The Sequence Read Archive (SRA) is the largest publicly available repository of high throughput sequencing data. (Fun fact: it used to be called the Short Read Archive since most of the data was from short read sequencers.) The tool fastq-dump
from the SRA Toolkit can be used to download SRA data. A while ago I learned of fasterq-dump
, which as the name suggests is a faster version of fastq-dump
. Below are the elapsed times for downloading SRR390728 using the two tools.
time fastq-dump SRR390728
# Read 7178576 spots for SRR390728
# Written 7178576 spots for SRR390728
#
# real 15m22.349s
# user 3m16.858s
# sys 0m22.203s
time fasterq-dump --split-files SRR390728
# spots read : 7,178,576
# reads read : 14,357,152
# reads written : 14,357,152
#
# real 7m3.119s
# user 2m12.225s
# sys 0m21.876s
There is a tool called prefetch
, but fasterq-dump
performs the prefetch
step and FASTQ conversion in a single step meaning that you do not need to use prefetch
with fasterq-dump
.
I have been using fasterq-dump
and it does the job but it's very slow and sometimes (more often than I would like it to) it crashes in the middle of a download.

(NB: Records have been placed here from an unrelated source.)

template <bool WIDE> struct Lz4Table;
template <> struct Lz4Table<false> {
	uint16_t *t;
	__device__ __forceinline__ uint32_t get(uint32_t h) const { return t[h]; }
	__device__ __forceinline__ void put(uint32_t h, uint32_t pos) const { t[h] = (uint16_t)pos; }
};
template <> struct Lz4Table<true> {
	uint32_t *t;
	__device__ __forceinline__ uint32_t get(uint32_t h) const { return t[h]; }
	__device__ __forceinline__ void put(uint32_t h, uint32_t pos) const { t[h] = pos; }
};

struct Lz4Around { uint32_t before, at, next; };
__device__ __forceinline__ Lz4Around lz4_around(const uint8_t *src, uint32_t p) {
	const uint32_t a = p & ~3u, sh = (p & 3u) * 8u;
	const uint32_t *q = reinterpret_cast<const uint32_t *>(src + a);
	const uint32_t w0 = __ldg(q - (a != 0u));
	const uint32_t w1 = __ldg(q), w2 = __ldg(q + 1), w3 = __ldg(q + 2);
	Lz4Around r;
	r.before = __funnelshift_r(w0, w1, sh);
	r.at = __funnelshift_r(w1, w2, sh);
	r.next = __funnelshift_r(w2, w3, sh);
	return r;
}


__device__ __noinline__ uint32_t lz4_emit_len(uint8_t *dst, uint32_t op, uint32_t count, int lane) {
	uint32_t nff = count / 255u;
	for (uint32_t i = lane; i < nff; i += 32) dst[op + i] = 0xFF;
	if (lane == 0) dst[op + nff] = (uint8_t)(count - nff * 255u);
	return op + nff + 1;
}

__device__ __noinline__ void lz4_copy_literals(uint8_t *dst, const uint8_t *src, uint32_t len, int lane) {
	warp_copy_ro(dst, src, len, lane);
}

__device__ __noinline__ uint32_t lz4_count_long(const uint8_t *src, uint32_t a, uint32_t b, uint32_t lim,
    uint32_t lim4, int lane) {
	{
		const uint32_t pa = a + (uint32_t)lane;
		const bool same = pa < lim && ldg8(src + pa) == ldg8(src + b + (uint32_t)lane);
		const uint32_t stop = __ballot_sync(CMB_FULL, !same);
		if (stop) return (uint32_t)(__ffs(stop) - 1);
	}
	uint32_t total = 32;
	for (;;) {
		const uint32_t pa = a + total + 16u * lane;
		uint32_t nb = 0;
		if (pa < lim) {
			const uint32_t avail = min(16u, lim - pa);
			const uint32_t pb = b + total + 16u * lane;
#pragma unroll
			for (uint32_t j = 0; j < 4; j++) {
				if (nb == 4u * j && 4u * j < avail) {
					uint32_t x = read32u(src, pa + 4u * j, lim4) ^ read32u(src, pb + 4u * j, lim4);
					nb += x ? (uint32_t)(__ffs(x) - 1) >> 3 : 4u;
				}
			}
			nb = min(nb, avail);
		}
		const uint32_t stop = __ballot_sync(CMB_FULL, nb < 16u);
		if (stop) {
			int f = __ffs(stop) - 1;
			return total + 16u * f + __shfl_sync(CMB_FULL, nb, f);
		}
		total += 512u;
	}
}

__device__ __noinline__ uint32_t lz4_catchup_long(const uint8_t *src, uint32_t ip, uint32_t match,
    uint32_t anchor, int lane) {
	uint32_t total = 0;
	for (;;) {
		uint32_t k = total + lane + 1;
		bool ok = ip >= anchor + k && match >= k && ldg8(src + ip - k) == ldg8(src + match - k);
		uint32_t fail = __ballot_sync(CMB_FULL, !ok);
		if (fail) return total + (uint32_t)(__ffs(fail) - 1);
		total += 32;
	}
}

__device__ __forceinline__ uint64_t lz4_pack(bool found, bool retest, uint32_t ip, uint32_t match) {
	return ((uint64_t)found << 63) | ((uint64_t)retest << 62) | ((uint64_t)ip << 32) | match;
}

I looked around for a faster solution and came across parallel-fastq-dump, which cleverly splits a download up into independent blocks and downloads each block in parallel. However, the download simply hung when I tried to use it.
Finally I found out that AWS is hosting all the SRA data and has made it freely accessible from Amazon S3!
Downloading the same data set from AWS took only 30 seconds compared to over 7 minutes using fasterq-dump
.
time aws s3 sync s3://sra-pub-run-odp/sra/SRR390728 SRR390728 --no-sign-request
# download: s3://sra-pub-run-odp/sra/SRR390728/SRR390728 to SRR390728/SRR390728
#
# real 0m29.429s
# user 0m2.701s
# sys 0m1.640s
The S3 bucket is in the us-east-1
region, so if you are in the US and on the East Coast, you should have much faster download speeds than me (since I'm downloading from Japan).
I have a longer and more explanatory write up in my GitHub repo.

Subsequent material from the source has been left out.